I am half way through a book on perception (A Second Way of Knowing by Edmund Blair Bolles, copyright 1991). It makes some interesting statements about the way the brain works, contrasting it with a computer. It touches a bit on AI. I thought some of you might be interested in a few of the ideas mentioned.

Following are some of the statements I found interesting. Some of the statements are exact quotes, other are paraphrases. I have omitted all sorts of stuff from the book which was written between the statements given below. I have added a few comments of my own.

For several thousand years, philosophers assumed than the brain must somehow store data about whatever is learned. In the jargon of the computer age, there must be an (indexed) data base that preserves what we learn. A later statement says that there is no memory storehouse in the brain — The billions of processors in the brain regularly reprogram themselves --- There is probably no indexer for locating items in this nonexistent storehouse.

Cell assemblies violate two basic features of computers. They change the physical material itself (computer programs do not change the hardware). They involve no software.

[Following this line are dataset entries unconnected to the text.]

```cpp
size_t pack_conv6_f16x2(const float* weff, uint16_t* dst, float* inv_sw)
{
    const size_t n = (size_t)8 * 4 * 2 * 2 * 64 * 8;
    if (!dst) return n;
    const float S = f16x2_weight_scale(weff, (size_t)16 * 64 * 32);
    if (inv_sw) *inv_sw = 1.0f / S;
    for (int w = 0; w < 8; ++w)
        for (int t = 0; t < 4; ++t)
            for (int k = 0; k < 2; ++k)
                for (int l = 0; l < 64; ++l)
                    for (int j = 0; j < 8; ++j) {
                        const int ph = w >> 1, half = w & 1, li = l & 15, kq = l >> 4;
                        const float v = weff[((size_t)(ph * 4 + t) * 64 + 32 * k + 8 * kq + j) * 32 + 16 * half + li];
                        uint16_t pl[2];
                        f16x2_split(v, S, pl[0], pl[1]);
                        for (int p = 0; p < 2; ++p) dst[((((((size_t)w * 4 + t) * 2 + k) * 2 + p) * 64) + l) * 8 + j] = pl[p];
                    }
    return n;
}

hipError_t launch_conv67_h2(const float* a5, const uint16_t* wplanes, float inv_sw, const float* ep, const float* x, const float* weff_dev,
                            const float* b7_dev, float* errpart, int64_t n_cells, hipStream_t stream)
{
    static int cus = 0;
    static const bool diag = getenv("CS_WINO_DIAG") != nullptr;
    if (!cus) {
        hipError_t e = hipFuncSetAttribute((const void*)conv67_h2_kernel<false>, hipFuncAttributeMaxDynamicSharedMemorySize, F67H::LDS);
        if (e != hipSuccess) return e;
        e = hipFuncSetAttribute((const void*)conv67_h2_kernel<true>, hipFuncAttributeMaxDynamicSharedMemorySize, F67H::LDS);
        if (e != hipSuccess) return e;

        int dev = 0;
        if ((e = hipGetDevice(&dev)) != hipSuccess) return e;
        if ((e = hipDeviceGetAttribute(&cus, hipDeviceAttributeMultiprocessorCount, dev)) != hipSuccess) return e;
        if (diag && !g_wu_diag[3]) {
            if ((e = hipMalloc(&g_wu_diag[3], (size_t)cus * 40 * sizeof(unsigned long long))) != hipSuccess) return e;
            g_wu_diag_blocks[3] = cus;
        }
    }
    if (n_cells <= 0) return hipSuccess;
    const unsigned grid = (unsigned)(n_cells < cus ? n_cells : cus);
    if (diag)
        hipLaunchKernelGGL(conv67_h2_kernel<true>, dim3(grid), dim3(WUL6::THREADS), F67H::LDS, stream, a5, (const f16x8*)wplanes, ep, x,
                           weff_dev, b7_dev, errpart, (long)n_cells, inv_sw, g_wu_diag[3]);
    else
        hipLaunchKernelGGL(conv67_h2_kernel<false>, dim3(grid), dim3(WUL6::THREADS), F67H::LDS, stream, a5, (const f16x8*)wplanes, ep, x,
                           weff_dev, b7_dev, errpart, (long)n_cells, inv_sw, (unsigned long long*)nullptr);
    return hipGetLastError();
}

size_t pack_wino_up_fragments(int layer, const float* hwio, float* dst)
{
    return layer == 5 ? pack_frags<WUL6>(hwio, dst) : pack_frags<WUL5>(hwio, dst);
}

hipError_t launch_conv_wino_up(int layer, const float* in, const float* ufrag, const float* ep, float* out, int64_t n_cells,
                               hipStream_t stream)
{
    if (layer == 5) return launch<WUL6>(layer, in, ufrag, ep, out, n_cells, stream);
    if (layer == 4) return launch<WUL5>(layer, in, ufrag, ep, out, n_cells, stream);
    return hipErrorInvalidValue;
}

}

extern "C" int cs_debug_wino_up_diag(int layer, double out5[5])
{
    using namespace cs;
    if (layer < 3 || layer > 5 || !g_wu_diag[layer]) return -1;
    if (hipDeviceSynchronize() != hipSuccess) return -2;
// ... 10 lines not shown
```

Baseline: 5.526 million cells/s.

## Rewrite conv6 upsample contraction to share row taps across output row phases

Recasts the fused conv6 (upsample+conv) weights into three row-combination sets (minus, sum, plus) per column phase and stores a row-difference image of the input strip next to the strip in LDS. Each wave then computes two output row phases from shared products, combining them as 2*m+s and 2*p+s, so the matrix work per cell shrinks from 4 taps per phase to fewer shared taps. The costs are a second LDS image, an extra staged input row per thread, and differences that are rounded to fp16 at half scale, which can shift the error slightly.

```diff
diff --git a/cell-image-analysis_amd/csrc/api.hip b/cell-image-analysis_amd/csrc/api.hip
--- a/cell-image-analysis_amd/csrc/api.hip
+++ b/cell-image-analysis_amd/csrc/api.hip
@@ -253,10 +253,8 @@
             if (rc) return rc;
         }
         if (l == 5) {
-            std::vector<float> weff(pack_generic_folded(cin, cout, nullptr, nullptr));
-            pack_generic_folded(cin, cout, w->kernel[l], weff.data());
             std::vector<uint16_t> h2(pack_conv6_f16x2(nullptr, nullptr, nullptr));
-            pack_conv6_f16x2(weff.data(), h2.data(), &set.c6h2_inv);
+            pack_conv6_f16x2(w->kernel[l], h2.data(), &set.c6h2_inv);
             rc = upload(set.c6h2, h2.data(), h2.size() * sizeof(uint16_t));
             if (rc) return rc;
         }
@@ -1285,7 +1283,7 @@
         if (k == K_CONV3) v = 16.0 * 4 * 2 * 2 * 3;
         if (k == K_CONV12_FUSED) v = 66 * 8 * 2 + 36 * 4 * 4 * 3;
         if (k == K_CONV5) v = 4 * 4 * 4 * 4 * 3 + (m->fuse45 ? 4 * 2 * 9 * 3 : 0);
-        if (k == K_CONV67_FUSED) v = 4.0 * 16 * 2 * 4 * 2 * 3;
+        if (k == K_CONV67_FUSED) v = 16.0 * 2 * 2 * 3 * 2 * 2 * 3;
     } else if (k <= K_CONV6) {
         const int l = k - K_CONV1;
         if (l < m->arch.n_conv && m->gae.x3[l]) {
diff --git a/cell-image-analysis_amd/csrc/common.hpp b/cell-image-analysis_amd/csrc/common.hpp
--- a/cell-image-analysis_amd/csrc/common.hpp
+++ b/cell-image-analysis_amd/csrc/common.hpp
@@ -94,7 +94,7 @@
 int conv67_fused_nparts();
 hipError_t launch_conv67_h2(const float* a5, const uint16_t* wplanes, float inv_sw, const float* ep, const float* x, const float* weff_dev,
                             const float* b7_dev, float* errpart, int64_t n_cells, hipStream_t stream);
-size_t pack_conv6_f16x2(const float* weff, uint16_t* dst, float* inv_sw);
+size_t pack_conv6_f16x2(const float* hwio, uint16_t* dst, float* inv_sw);
 float f16x2_weight_scale(const float* w, size_t n);
 void f16x2_split(float w, float S, uint16_t& hi, uint16_t& lo);
 
diff --git a/cell-image-analysis_amd/csrc/conv_wino_up.hip b/cell-image-analysis_amd/csrc/conv_wino_up.hip
--- a/cell-image-analysis_amd/csrc/conv_wino_up.hip
+++ b/cell-image-analysis_amd/csrc/conv_wino_up.hip
@@ -5,6 +5,7 @@
 #include <cmath>
 #include <cstdlib>
 #include <cstring>
+#include <vector>
 
 namespace cs {
 
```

There is a description of a research project started in the seventies, whose goal was a computer which would read and understand what it read. They stated that reading and understanding a story is one of the most difficult tasks in the world. There was no description of what criteria would be used to conclude that they had succeeded. They never even started working on their final goal.

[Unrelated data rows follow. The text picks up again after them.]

#define MFD_T 256u
#define MFD_LONG 32u
extern "C" __global__ void __launch_bounds__(MFD_T)
MFK(gc_mf_deepen_kernel)(const uint8_t* __restrict__ src, uint64_t srcSize, uint32_t frameBlocks, uint32_t nTiles, uint32_t per, uint32_t depths ,
                    const uint32_t* __restrict__ recIn, uint32_t* __restrict__ recOut,
                    uint32_t* __restrict__ changed )
{
    __shared__ uint32_t sLong;
    const uint32_t depth = depths & 0xFFu, shallow = depths >> 8;
    const uint32_t t = threadIdx.x;
    const uint32_t tile = mf_item(blockIdx.x, per);
    if (tile >= nTiles) return;
    const MfTile T = mf_tile(tile, frameBlocks, srcSize);
    if (T.len == 0u || !T.own) return;
    const uint8_t* wsrc = src + T.frameStart;
    const uint32_t* RI = recIn + T.frameStart;
    const uint64_t blockBase = T.tileStart & ~(uint64_t)(GC_ZSTD_BLOCK_MAX - 1u);
    const uint32_t nBlk = (uint32_t)((srcSize - blockBase) < GC_ZSTD_BLOCK_MAX ? (srcSize - blockBase) : GC_ZSTD_BLOCK_MAX);
    const uint32_t pTile = (uint32_t)(T.tileStart - blockBase), wTile = (uint32_t)(T.tileStart - T.frameStart);
    if (t == 0u) sLong = 0;
    __syncthreads();
    uint32_t nLong = 0;
    for (uint32_t q = t; q < T.len; q += MFD_T) nLong += (RI[wTile + q] & 0xFFu) >= MFD_LONG ? 1u : 0u;
    nLong = gc_wave_sum(nLong);
    if ((t & 63u) == 0u && nLong) atomicAdd(&sLong, nLong);
    __syncthreads();
    const uint32_t depthStart = sLong * 16u >= T.len ? depth : shallow;
    for (uint32_t q0 = 0; q0 < T.len; q0 += MFD_T) {
        const uint32_t q = q0 + t;
        const bool in = q < T.len;
        const uint32_t pw = wTile + q, p = pTile + q;
        const uint32_t r = in ? RI[pw] : 0u;
        uint32_t bestLen = r & 0xFFu, bestOff = r >> 8;
        if (bestLen != 0u && bestLen < GC_MATCH_CAP && T.tileStart + q + GC_MATCH_CAP + 16u <= T.frameEnd) {
            const uint32_t rp = pw ? RI[pw - 1u] : 0u;
            const bool inside = (rp >> 8) == bestOff && (rp & 0xFFu) > bestLen;
            const uint32_t nLinks = inside ? shallow : depthStart;
            const uint32_t maxLen = (nBlk - p) < GC_MATCH_CAP ? (nBlk - p) : GC_MATCH_CAP;
            const LzW16 me = lz_ld16(wsrc, pw);
            int bestGain = lz_gain(bestLen, bestOff);
            uint32_t c = pw - bestOff;
            for (uint32_t d = 0; d < nLinks; d++) {
                const uint32_t rc = RI[c];
                if ((rc & 0xFFu) == 0u || (rc >> 8) > c) break;
                const uint32_t c2 = c - (rc >> 8);
                uint32_t len = lz_cmp16(me, lz_ld16(wsrc, c2));
                while (len >= 16u && (len & 15u) == 0u && len < maxLen) {
                    const uint32_t more = lz_cmp16(lz_ld16(wsrc, (uint64_t)pw + len), lz_ld16(wsrc, (uint64_t)c2 + len));
                    len += more;
                    if (more < 16u) break;
                }
                if (len > maxLen) len = maxLen;
                if (len >= GC_MIN_MATCH) { const int g = lz_gain(len, pw - c2); if (g > bestGain) { bestGain = g; bestLen = len; bestOff = pw - c2; } }
                c = c2;
            }
        }
        const uint32_t nr = (bestOff << 8) | bestLen;
        if (in) recOut[T.tileStart + q] = nr;
        if (changed != nullptr) {
            const uint64_t m = __ballot(in && nr != r);
            if ((t & 63u) == 0u && q < ((T.len + 63u) & ~63u)) { uint32_t* W = changed + ((T.tileStart + q) >> 5); W[0] = (uint32_t)m; W[1] = (uint32_t)(m >> 32); }
        }
    }
}

#define PZ_T       GC_MF_PARSE_T
#define PZ_WAVES   (PZ_T / 64u)
#define PZ_GSEGS   32u
#define PZ_GROUPS  (GC_ZSTD_BLOCK_MAX / 64u / PZ_GSEGS)

struct PzSeg { uint32_t r0; bool take; uint32_t nxt; };
__device__ __forceinline__ PzSeg pz_seg(const uint32_t* __restrict__ R, uint32_t p, uint32_t n, uint32_t lane, uint32_t lazy)
{
    PzSeg s;
    s.r0 = p < n ? R[p] : 0u;
    const uint32_t r1 = p + 1u < n ? R[p + 1u] : 0u;
    const uint32_t len = s.r0 & 0xFFu, l1 = r1 & 0xFFu;
    s.take = len != 0u;
    const int g0 = lz_gain(len, s.r0 >> 8);
    if (lazy >= 1u && s.take && l1 > len && lz_gain(l1, r1 >> 8) > g0 + 4) s.take = false;
    if (lazy >= 2u) {
        const uint32_t r2 = p + 2u < n ? R[p + 2u] : 0u;
        const uint32_t l2 = r2 & 0xFFu;
        if (s.take && l2 > len + 1u && lz_gain(l2, r2 >> 8) > g0 + 8) s.take = false;
    }
    s.nxt = s.take ? lane + len : lane + 1u;
    return s;
}
__device__ __forceinline__ uint32_t pz_exit(uint32_t nxt)
{
    uint32_t cur = nxt;
#pragma unroll
    for (int r = 0; r < 6; r++) { const uint32_t o = __shfl(cur, (int)(cur & 63u)); if (cur < 64u) cur = o; }
    return cur;
}


#define VP_WAVES   (MFV_T / 64u)
#define VP_SEGS    (GC_MF_TILE / 64u)
#define VP_SPW     (VP_SEGS / VP_WAVES)
#if defined(GC_MF_FAST)
#define VP_MIN_WAVES 6
#else
#define VP_MIN_WAVES 4
#endif
extern "C" __global__ void __launch_bounds__(MFV_T, VP_MIN_WAVES)
MFK(gc_mf_vparse_tile_kernel)(const uint8_t* __restrict__ src, uint64_t srcSize, uint32_t frameBlocks, uint32_t nTiles, uint32_t per ,
                    uint32_t lazy, const uint32_t* __restrict__ offs, const GcMfEntry* __restrict__ ent,
                    GcSeqRaw* __restrict__ seqRaw, uint8_t* __restrict__ lit, GcBlockMeta* __restrict__ meta,
                    uint32_t* __restrict__ tickets , uint32_t* __restrict__ tileWord ,
                    unsigned long long* __restrict__ prof)
{
    __shared__ uint32_t sW[MFV_STAGE_WORDS];
    __shared__ uint32_t sRec[GC_MF_TILE];
    __shared__ uint8_t sExt[4u];
    __shared__ uint32_t sAux[GC_MF_TILE / 4u];
    static_assert(VP_SPW % 4u == 0u && VP_SPW <= 64u, "the parse keeps a wave's exit maps four to a register and walks one segment per lane");
    uint32_t* sStart = sAux; uint32_t* sLocal = sAux + GC_MF_PARTS; uint32_t* sWaveTot = sAux + 2u * GC_MF_PARTS + 1u;
    uint8_t* sNxt = (uint8_t*)sAux;
    __shared__ uint8_t  sExitW[VP_WAVES][64];
    __shared__ uint64_t sMaskSeq[VP_SEGS], sMaskLit[VP_SEGS];
    __shared__ uint32_t sCntSeq[VP_WAVES], sCntLit[VP_WAVES];
    __shared__ uint32_t sTicket, sBase[2];
    const uint32_t t = threadIdx.x, lane = t & 63u, wave = t >> 6;
    if (t == 0) sTicket = atomicAdd(&tickets[blockIdx.x & (GC_XCDS - 1u)], 1u);
    __syncthreads();
    const uint32_t tile = (blockIdx.x & (GC_XCDS - 1u)) * per + sTicket;
    if (tile >= nTiles) return;
    const MfTile T = mf_tile(tile, frameBlocks, srcSize);
    if (T.len == 0u) return;
    unsigned long long tprev = prof ? gc_clock() : 0ull;
    const uint32_t b = tile / GC_MF_TILES_PER_BLOCK, ti = tile % GC_MF_TILES_PER_BLOCK;
    GcSeqRaw* mySeq = seqRaw + (uint64_t)b * GC_MAX_SEQ_PER_BLOCK;
    uint8_t* myLit = lit + (uint64_t)b * GC_ZSTD_BLOCK_MAX;
    const uint64_t lt = gc_lanemask_lt();
    mf_verify_tile<MF_BASE, true>(T, src, srcSize, frameBlocks, offs, ent, nullptr, sW, sRec, sExt, sStart, sLocal, sWaveTot, prof, &tprev);
    const uint32_t n = T.len;
    VP_PHASE(prof, tprev, 2);
    const uint32_t seg0 = wave * VP_SPW;
    uint32_t x4[VP_SPW / 4u];
    {
        uint32_t comp = lane;
#pragma unroll
        for (uint32_t g = 0; g < VP_SPW / 4u; g++) {
            uint32_t m[4];
#pragma unroll
            for (uint32_t j = 0; j < 4u; j++) {
                const uint32_t k = 4u * g + j, seg = seg0 + k;
                const PzSeg s = pz_seg(sRec, seg * 64u + lane, n, lane, lazy);
                sNxt[seg * 64u + lane] = (uint8_t)s.nxt;
                m[j] = pz_exit(s.nxt) - 64u;
                const uint64_t tk = __ballot(s.take);
                if (lane == 0) sMaskSeq[seg] = tk;
            }
            x4[g] = m[0] | (m[1] << 8) | (m[2] << 16) | (m[3] << 24);
            m[0] = __shfl(m[1], (int)m[0]); m[2] = __shfl(m[3], (int)m[2]); m[0] = __shfl(m[2], (int)m[0]);
            comp = __shfl(m[0], (int)comp);
            gc_sched_fence();
        }
        sExitW[wave][lane] = (uint8_t)comp;
    }
    __syncthreads();
    VP_PHASE(prof, tprev, 3);
    uint32_t e = 0;
    for (uint32_t w = 0; w < wave; w++) e = sExitW[w][e];
    e = gc_uniform(e);
    uint32_t myE = 0;
#pragma unroll
    for (uint32_t k = 0; k < VP_SPW; k++) {
        myE = gc_writelane(myE, e, k);
        e = (gc_readlane(x4[k >> 2], e) >> (8u * (k & 3u))) & 0xFFu;
    }
    uint32_t cnt = 0;
    {
        const uint32_t seg = seg0 + lane;
        const bool mine = lane < VP_SPW && seg * 64u < n;
        const uint32_t lim = mine ? (n - seg * 64u < 64u ? n - seg * 64u : 64u) : 0u;
        const uint8_t* row = sNxt + (mine ? seg * 64u : 0u);
        uint64_t path = 0;
        uint32_t c = myE;
        for (uint32_t i = 0; i < 64u && c < lim; i++) { path |= 1ull << c; c = row[c]; }
        if (mine) {
            const uint64_t myTake = sMaskSeq[seg];
            const uint64_t mS = path & myTake, mL = path & ~myTake;
            sMaskSeq[seg] = mS; sMaskLit[seg] = mL;
            cnt = ((uint32_t)__popcll(mS) << 16) | (uint32_t)__popcll(mL);
        }
    }
    cnt = gc_wave_sum(cnt);
    if (lane == 0) { sCntSeq[wave] = cnt >> 16; sCntLit[wave] = cnt & 0xFFFFu; }
    __syncthreads();
    VP_PHASE(prof, tprev, 4);
    uint32_t sBefore = 0, lBefore = 0, sAll = 0, lAll = 0;
    for (uint32_t w = 0; w < VP_WAVES; w++) {
        const uint32_t cs = sCntSeq[w], cl = sCntLit[w];
        if (w < wave) { sBefore += cs; lBefore += cl; }
        sAll += cs; lAll += cl;
    }
    if (wave == 0) {
        if (lane == 0) {
#ifdef HIPEMU
            __atomic_store_n(&tileWord[tile], 0x80000000u | (sAll << 15) | lAll, __ATOMIC_RELEASE);
#else
            __hip_atomic_store(&tileWord[tile], 0x80000000u | (sAll << 15) | lAll, __ATOMIC_RELAXED, __HIP_MEMORY_SCOPE_AGENT);
#endif
        }
        uint32_t w = 0x80000000u;
        if (lane < ti) { uint32_t spins = 0; do { w = gc_poll_device(&tileWord[tile - ti + lane]); if (!(w >> 31)) { gc_nap(); if (++spins > (1u << 22)) { atomicOr(tickets - 1, 1u); w = 0x80000000u; } } } while (!(w >> 31)); }
        const uint32_t sb = gc_wave_sum(lane < ti ? (w >> 15) & 0xFFFFu : 0u), lb = gc_wave_sum(lane < ti ? w & 0x7FFFu : 0u);
        if (lane == 0) { sBase[0] = sb; sBase[1] = lb; }
    }
    __syncthreads();
    VP_PHASE(prof, tprev, 5);
    const uint32_t seqBase = sBase[0], litBase = sBase[1];
    uint32_t sr = seqBase + sBefore, lr = litBase + lBefore;
#pragma unroll 1
    for (uint32_t k = 0; k < VP_SPW; k++) {
        const uint32_t seg = seg0 + k;
        if (seg * 64u >= n) break;
        const uint64_t mS = sMaskSeq[seg], mL = sMaskLit[seg];
        const uint32_t q = seg * 64u + lane;
        const uint32_t myLitRank = lr + (uint32_t)__popcll(mL & lt);
        if ((mS >> lane) & 1ull) { GcSeqRaw r; r.litRank = myLitRank; r.offml = sRec[q]; mySeq[sr + (uint32_t)__popcll(mS & lt)] = r; }
        if ((mL >> lane) & 1ull) myLit[myLitRank] = (uint8_t)mf_lds_byte(sW, q + MF_STAGE_PAD);
        sr += (uint32_t)__popcll(mS); lr += (uint32_t)__popcll(mL);
    }
    const bool lastOfBlock = ti + 1u == GC_MF_TILES_PER_BLOCK || T.tileStart + n >= T.frameEnd;
    if (t == 0 && lastOfBlock) { GcBlockMeta m; m.nSeqRaw = seqBase + sAll; m.nLit = litBase + lAll; meta[b] = m; }
    VP_PHASE(prof, tprev, 6);
}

They hit an immediate snag when they realized that when humans read, they use a vast number of assumptions based on previous experience. This requires a database far more extensive than what is contained in a dictionary. Furthermore, the "database" changes dynamically. Some examples follow (my own examples: they gave none). The word "squeeze" has a meaning associated with the game of bridge. The dictionary definition is one sentence. In a book on bridge, the term requires almost a page of fairly terse statements. If you look up words like conservative, liberal, moderate the dictionary definitions do not change much with time, but the concepts they invoke do differ quite a bit as time goes by. Furthermore, the dictionary definitions do not invoke the vast number of examples and extra data used by a human brain when encountering such words. A moderate Republican is not much like a moderate democrat or a moderate Muslim or a moderate Chinese communist.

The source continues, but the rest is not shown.